Visualising Distributions
Numbers alone can be complemented by visualisations, which often reveal patterns that are not obvious from summary statistics. Typical distribution shapes you may encounter are:
1. Symmetric (Mean ≈ Median ≈ Mode)
Values are evenly spread around the centre.
2. Skewed Right (Positive Skew)
Mean > Median > Mode – more values lie below the mean.
3. Skewed Left (Negative Skew)
Mean < Median < Mode – more values lie above the mean.
4. Uniform (Flat)
Almost all values are identical across the range. This can happen when bin widths are too large or when the variable actually aggregates several underlying variables. Adjusting the bin size or plotting a different type of chart can reveal hidden structure.
5. Multimodal
Two or more distinct peaks appear, suggesting the presence of multiple sub‑populations or sources of variation. Examining each mode separately can be informative.
6. Normal (Gaussian)
A symmetric, bell‑shaped curve.

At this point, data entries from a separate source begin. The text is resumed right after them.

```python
# ... 3 lines not shown
            plan.add('cis_bn_fold', s.ptr(self.wkey), s.ptr(self.bkey), s.ptr(self.name + '/gamma'), s.ptr(self.name + '/beta'),
                     self.k * self.k * self.cin * self.cout, self.cout, self.w_eff.data_ptr(), self.b_eff.data_ptr())
        if self.fwd_pack is not None:
            if self.transposed:
                for pk in self.tr_packs:
                    if pk.get('wt') is not None:
                        plan.add('cis_pack_weights_tiled', self.w_src_ptr(), pk['kmap'].data_ptr(), len(self.in_chanmap), len(pk['taps']),
                                 self.n_tiles, self.BN, self.cout, self.cin, None, pk['wt'].data_ptr())
                    if pk.get('rows_used', True):
                        plan.add('cis_pack_weights', self.w_src_ptr(), pk['kmap'].data_ptr(), pk['K_pad'], self.npad, self.cout, self.cin,
                                 None, pk['w'].data_ptr())
            else:
                if getattr(self, 'fwd_tiles', None) is not None:
                    plan.add('cis_pack_weights_tiled', self.w_src_ptr(), self.fwd_tiles_kmap.data_ptr(), len(self.in_chanmap), self.k * self.k,
                             self.n_tiles, self.BN, self.cout, 1, None, self.fwd_tiles.data_ptr())
                if getattr(self, 'fwd_rows_used', True):
                    plan.add('cis_pack_weights', self.w_src_ptr(), self.fwd_kmap.data_ptr(), self.K_pad, self.npad, self.cout, 1,
                             None, self.fwd_pack.data_ptr())
        if dgrad and self.dgrad_packs:
            cout8 = ru(self.cout, 8)
            for pk in self.dgrad_packs:
                if pk.get('wt') is not None:
                    plan.add('cis_pack_weights_tiled', self.w_src_ptr(), pk['kmap'].data_ptr(), cout8, len(pk['taps']), pk['n_tiles'], pk['BN'],
                             len(self.in_chanmap), self.cout, pk['nmap'].data_ptr(), pk['wt'].data_ptr())
                if pk.get('rows_used', True):
                    plan.add('cis_pack_weights', self.w_src_ptr(), pk['kmap'].data_ptr(), pk['K_pad'], pk['rows'], len(self.in_chanmap),
                             self.cout, pk['nmap'].data_ptr(), pk['w'].data_ptr())

    def plan_finalize(self, bp, mode):
        if not hasattr(self, 'dwp') or mode not in getattr(self, 'wg_splits', {}):
            return
        s = self.store
        bp.add('cis_unpack_wgrad', self.dwp.data_ptr(), self.wg_kmap.data_ptr(), self.wg_K_pad, self.cout, self.wg_splits[mode],
               s.ptr(self.wkey, 'grad'), self.colpart.data_ptr(), self.col_blocks[mode], self.cout,
               (self.db_eff.data_ptr() if self.bn else s.ptr(self.bkey, 'grad')), 0 if self.wg_halo else 1)
        if self.bn:
            bp.add('cis_bn_chain', s.ptr(self.wkey), s.ptr(self.bkey), s.ptr(self.name + '/gamma'), s.ptr(self.wkey, 'grad'),
                   self.db_eff.data_ptr(), self.k * self.k * self.cin * self.cout, self.cout, s.ptr(self.bkey, 'grad'),
                   s.ptr(self.name + '/gamma', 'grad'), s.ptr(self.name + '/beta', 'grad'))
# ... 115 lines not shown
        if out is not None:
            d.out, d.out_pitch, d.out_coff, d.out_ch = out.ptr, out.pitch, out.c_off, out.C8
        if outf is not None:
            d.outf, d.outf_pitch, d.outf_coff, d.outf_ch = outf.data_ptr(), outf.shape[-1], 0, outf_ch or outf.shape[-1]
        if addf is not None:
            d.addf_pre, d.addf_pitch, d.addf_coff = addf.data_ptr(), addf.shape[-1], 0
            if outf is None:
                d.outf_ch = addf.shape[-1]
        if post_add is not None:
            d.add_post, d.add_post_pitch, d.add_post_coff = post_add.ptr, post_add.pitch, post_add.c_off
        d.mode = mode
        order = setup_halo_s2(d, taps, layer.n_tiles) if (layer.stride == 2 and layer.dil == 1) else None
        if order is not None:
            d.wpack = layer.fwd_tiles_buf(order).data_ptr()
            layer.fwd_rows_used = getattr(layer, 'fwd_rows_used', False)
        elif layer.stride == 1 and setup_halo(d, taps, layer.dil, layer.n_tiles):
            d.wpack = layer.fwd_tiles_buf().data_ptr()
            layer.fwd_rows_used = getattr(layer, 'fwd_rows_used', False)
        else:
            layer.fwd_rows_used = True
        setup_splitk(d, self.device, plan.keep)
        plan.keep.append(d)
        plan.keep += [srcs, out, outf, addf, post_add, layer]
        plan.add('cis_conv_igemm', C.byref(d), flops=2.0 * N * OH * OW * layer.k * layer.k * layer.cin * layer.cout, lane=self.lane)
        if layer.tag:
            self.tape.append(lambda bp, m, L=layer, S=list(srcs), O=out, P=post_add: self._conv_bwd(bp, m, L, S, O, P))
        return out

    def _conv_bwd(self, bp, mode, layer, srcs, out, post_add):
        if out is None or mode not in out.dep or not out.grad_written.get(mode):
            return
        G = out.get_grad()
# ... 92 lines not shown
            oh = -(-(H - pk['a']) // s)
            ow = -(-(W - pk['b']) // s)
            if oh <= 0 or ow <= 0:
                continue
            d = CisConv()
            d.N, d.H, d.W, d.OH, d.OW, d.sh, d.sw = nb, out.H, out.W, oh, ow, 1, 1
            _fill_taps(d, pk['taps'])
            d.nsrc = 1
            d.src[0] = G.src()
            d.wpack, d.K_pad, d.BN, d.n_tiles = pk['w'].data_ptr(), pk['K_pad'], pk['BN'], pk['n_tiles']
            d.bias, d.act = None, ACT_NONE
            d.DH, d.DW, d.osh, d.osw, d.oa, d.ob = H, W, s, s, pk['a'], pk['b']
            d.out, d.out_pitch, d.out_coff, d.out_ch = tgt.ptr, tgt.pitch, tgt.c_off, tgt.C8
            if acc:
                d.add_pre, d.add_pre_pitch, d.add_pre_coff = tgt.ptr, tgt.pitch, tgt.c_off
            if setup_halo(d, pk['taps'], layer.dil if s == 1 else 1, pk['n_tiles']):
                if pk.get('wt') is None:
                    pk['wt'] = layer._alloc_tiles(len(pk['taps']), ru(layer.cout, 8), pk['BN'], pk['n_tiles'])
                d.wpack = pk['wt'].data_ptr()
                pk['rows_used'] = pk.get('rows_used', False)
            else:
                pk['rows_used'] = True
            emitted.append((d, 2.0 * nb * oh * ow * len(pk['taps']) * layer.cin * layer.cout))
        grp = merge_parity_launches([d for d, _ in emitted]) if len(emitted) > 1 else None
        if grp is not None:
            bp.keep.append(grp)
            bp.add('cis_conv_igemm', C.byref(grp), flops=sum(f for _, f in emitted))
        else:
            for d, fl in emitted:
                setup_splitk(d, self.device, bp.keep)
                bp.keep.append(d)
# ... 150 lines not shown
```

Measured before the change: 619.8.

## Fold adjacent horizontal taps into 64-channel K chunks for thin-channel halo convs

For stride-1 convolutions whose single source has 8, 16 or 32 channels, the halo conv kernel now treats f adjacent pixels as one 64-wide channel chunk, loaded by a TMA map with an offset base. This merges groups of horizontal taps into one K step, cutting the number of MMA steps and the wasted padding for thin-channel layers. Edge tiles get a warp fixup pass that zeroes out-of-image pixels before the consumer barrier is released. New folded weight-pack buffers and guard-padded activation allocations are added, which adds pack work and extra sync on edge tiles.

Result: no change. 625.9 (median of 6 runs) (+1.0%).

```diff
diff --git a/include/cis_b200.h b/include/cis_b200.h
--- a/include/cis_b200.h
+++ b/include/cis_b200.h
@@ -69,6 +69,7 @@
     const void* wpack;
   } sub[4];
   int32_t nwg;
+  int32_t fold;
 } CisConv;
 
 typedef struct {
diff --git a/unsupervised_detection_b200/_lib.py b/unsupervised_detection_b200/_lib.py
--- a/unsupervised_detection_b200/_lib.py
+++ b/unsupervised_detection_b200/_lib.py
@@ -42,7 +42,7 @@
                 ('ey', C.c_int32), ('ex', C.c_int32),
                 ('splits', C.c_int32), ('sk_scratch', C.c_void_p), ('sk_counters', C.c_void_p),
                 ('nph', C.c_int32), ('ph_tap', C.c_int32 * 5), ('sk_cluster', C.c_int32),
-                ('nsub', C.c_int32), ('sub', CisSub * 4), ('nwg', C.c_int32)]
+                ('nsub', C.c_int32), ('sub', CisSub * 4), ('nwg', C.c_int32), ('fold', C.c_int32)]
 
 
 class CisWgrad(C.Structure):
diff --git a/unsupervised_detection_b200/csrc/conv_igemm.cu b/unsupervised_detection_b200/csrc/conv_igemm.cu
--- a/unsupervised_detection_b200/csrc/conv_igemm.cu
+++ b/unsupervised_detection_b200/csrc/conv_igemm.cu
@@ -560,6 +560,24 @@
   wg_wait<0>();
 }
 
+__device__ __forceinline__ bool fold_edge(int x0, int Wh, int f, int W) { return x0 < 0 || x0 + Wh + f - 2 >= W; }
+__device__ __forceinline__ void fold_fixup(uint32_t h, int x0, int Wh, int Hh, int f, int W, int lane) {
+  const int gsh = f == 8 ? 0 : (f == 4 ? 1 : 2);
+  const int L = min(Wh, max(0, -x0));
+  const int R0 = min(Wh, max(L, W - x0 - f + 1));
+  const int nb = L + (Wh - R0);
+  const int j = lane & 7;
+  for (int k = 0; k < nb; ++k) {
+    const int hx = k < L ? k : R0 + (k - L);
+    const int pix = x0 + hx + (j >> gsh);
+    if (pix >= 0 && pix < W) continue;
+    for (int hy = lane >> 3; hy < Hh; hy += 4) {
+      const int q = hy * Wh + hx;
+      asm volatile("st.shared.v4.u32 [%0], {%1, %1, %1, %1};" ::"r"(h + (uint32_t)(q * 128) + (uint32_t)((j ^ (q & 7)) << 4)), "r"(0) : "memory");
+    }
+  }
+}
+
 template <int BN, int NWG>
 __global__ void __launch_bounds__(HaloCfg<BN, NWG>::kThreads, 1) conv_halo_kernel(const __grid_constant__ CisConv p, const int halo_stage_bytes, const int BS, const int NHS,
                                                         const __grid_constant__ HaloMaps maps, const int use_tma, const int G) {
@@ -567,7 +585,7 @@
   constexpr int kBStage = BN * 128;
   constexpr int kHMmaWarp_ = Cfg::kMmaWarp, kHThreads_ = Cfg::kThreads;
   extern __shared__ uint8_t smem_raw[];
-  __shared__ uint64_t bars[2 * 2 + 2 * kHaloMaxBStages + 1];
+  __shared__ uint64_t bars[2 * 2 + 2 * kHaloMaxBStages + 1 + 2];
   __shared__ uint32_t s_aoff[CIS_MAX_TAPS];
   __shared__ SrcS s_src[CIS_MAX_SRC];
 
@@ -583,6 +601,7 @@
   const uint32_t bar_hfull = smem_u32(&bars[0]), bar_hempty = smem_u32(&bars[2]);
   const uint32_t bar_bfull = smem_u32(&bars[4]), bar_bempty = smem_u32(&bars[4 + kHaloMaxBStages]);
   const uint32_t bar_accum = smem_u32(&bars[4 + 2 * kHaloMaxBStages]);
+  const uint32_t bar_hraw = smem_u32(&bars[5 + 2 * kHaloMaxBStages]);
 
   const bool grouped = p.nsub > 1;
   const int tap0 = grouped ? p.sub[blockIdx.z].tap0 : 0, ntaps = grouped ? p.sub[blockIdx.z].ntaps : p.ntaps;
@@ -600,9 +619,12 @@
   const int n = bid / (d * d);
   const int pa = ph / d, pb = ph % d;
   const int ny = blockIdx.y;
+  const int fold = p.fold > 1 ? p.fold : 1;
   int m_chunks = 0;
   for (int i = 0; i < p.nsrc; ++i) m_chunks += p.src[i].chunks;
+  if (fold > 1) m_chunks = 8;
   const int nchunks_all = (m_chunks + 7) / 8;
+  const bool fix = fold > 1 && fold_edge(tx * 8 + hox, Wh, fold, p.W);
   const int nsplit = (!grouped && p.splits > 1) ? p.splits : 1;
   const int cper = (nchunks_all + nsplit - 1) / nsplit;
   const int cc_lo = grouped ? 0 : blockIdx.z * cper;
@@ -628,6 +650,7 @@
     for (int s = 0; s < 2; ++s) {
       mbar_init(bar_hfull + 8 * s, use_tma ? 1 : 96);
       mbar_init(bar_hempty + 8 * s, NWG);
+      mbar_init(bar_hraw + 8 * s, 1);
     }
     for (int s = 0; s < BS; ++s) {
       mbar_init(bar_bfull + 8 * s, 1);
@@ -659,9 +682,19 @@
             ++si;
           }
           const int nmod = s_src[si].n_mod;
-          mbar_expect_tx(bar_hfull + 8 * hs, (uint32_t)(HP * 128));
-          tma_load_4d(h_base + hs * halo_stage_bytes, &maps.m[si * nph + ph], bar_hfull + 8 * hs, c * 8, pb + d * (tx * 8 + hox),
+          const uint32_t bar = (fix ? bar_hraw : bar_hfull) + 8 * hs;
+          mbar_expect_tx(bar, (uint32_t)(HP * 128));
+          tma_load_4d(h_base + hs * halo_stage_bytes, &maps.m[si * nph + ph], bar, c * 8, fold > 1 ? tx * 8 : pb + d * (tx * 8 + hox),
                       pa + d * (ty * 16 * MTC + hoy), nmod ? (n % nmod) : n);
+        }
+      } else if (warp == 1 && fix) {
+        for (int cc = 0; cc < nchunks; ++cc) {
+          const int hs = cc % NHS;
+          mbar_wait(bar_hraw + 8 * hs, (uint32_t)((cc / NHS) & 1));
+          fold_fixup(h_base + hs * halo_stage_bytes, tx * 8 + hox, Wh, Hh, fold, p.W, lane);
+          fence_proxy_async();
+          __syncwarp();
+          if (lane == 0) mbar_arrive(bar_hfull + 8 * hs);
         }
       }
       __syncwarp();
@@ -888,7 +921,7 @@
   constexpr int kBStage = BN * 128;
   constexpr int kMaxHS = 4;
   extern __shared__ uint8_t smem_raw[];
-  __shared__ uint64_t bars[2 * kMaxHS + 2 * kHaloMaxBStages + 4];
+  __shared__ uint64_t bars[3 * kMaxHS + 2 * kHaloMaxBStages + 4];
   __shared__ uint32_t s_aoff[CIS_MAX_TAPS];
   __shared__ __align__(16) float s_bias[BN];
 
@@ -902,11 +935,14 @@
   const uint32_t bar_hfull = smem_u32(&bars[0]), bar_hempty = smem_u32(&bars[kMaxHS]);
   const uint32_t bar_bfull = smem_u32(&bars[2 * kMaxHS]), bar_bempty = smem_u32(&bars[2 * kMaxHS + kHaloMaxBStages]);
   const uint32_t bar_tfull = smem_u32(&bars[2 * kMaxHS + 2 * kHaloMaxBStages]), bar_tempty = smem_u32(&bars[2 * kMaxHS + 2 * kHaloMaxBStages + 2]);
+  const uint32_t bar_hraw = smem_u32(&bars[2 * kMaxHS + 2 * kHaloMaxBStages + 4]);
+  const int fold = p.fold > 1 ? p.fold : 1;
 
   const int tiles_x = (p.OW + 7) / 8, tiles_y = (p.OH + 16 * MT - 1) / (16 * MT);
   const int total = tiles_x * tiles_y * p.N;
   int m_chunks = 0;
   for (int i = 0; i < p.nsrc; ++i) m_chunks += p.src[i].chunks;
+  if (fold > 1) m_chunks = 8;
   const int nchunks = (m_chunks + 7) / 8;
 
   pdl_launch_dependents();
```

Many natural phenomena follow this pattern, and it is especially convenient because a large proportion of data falls within known multiples of the standard deviation:
- ~68 % within ±1 σ
- ~95 % within ±2 σ
- ~99.7 % within ±3 σ
When data approximate a normal distribution, many statistical tests and confidence‑interval calculations become straightforward.
Reference
Kaggle – Titanic: Machine Learning from Disaster
Feel free to adapt the visualisations (histograms, density plots, box‑plots, etc.) to the specific characteristics of your data.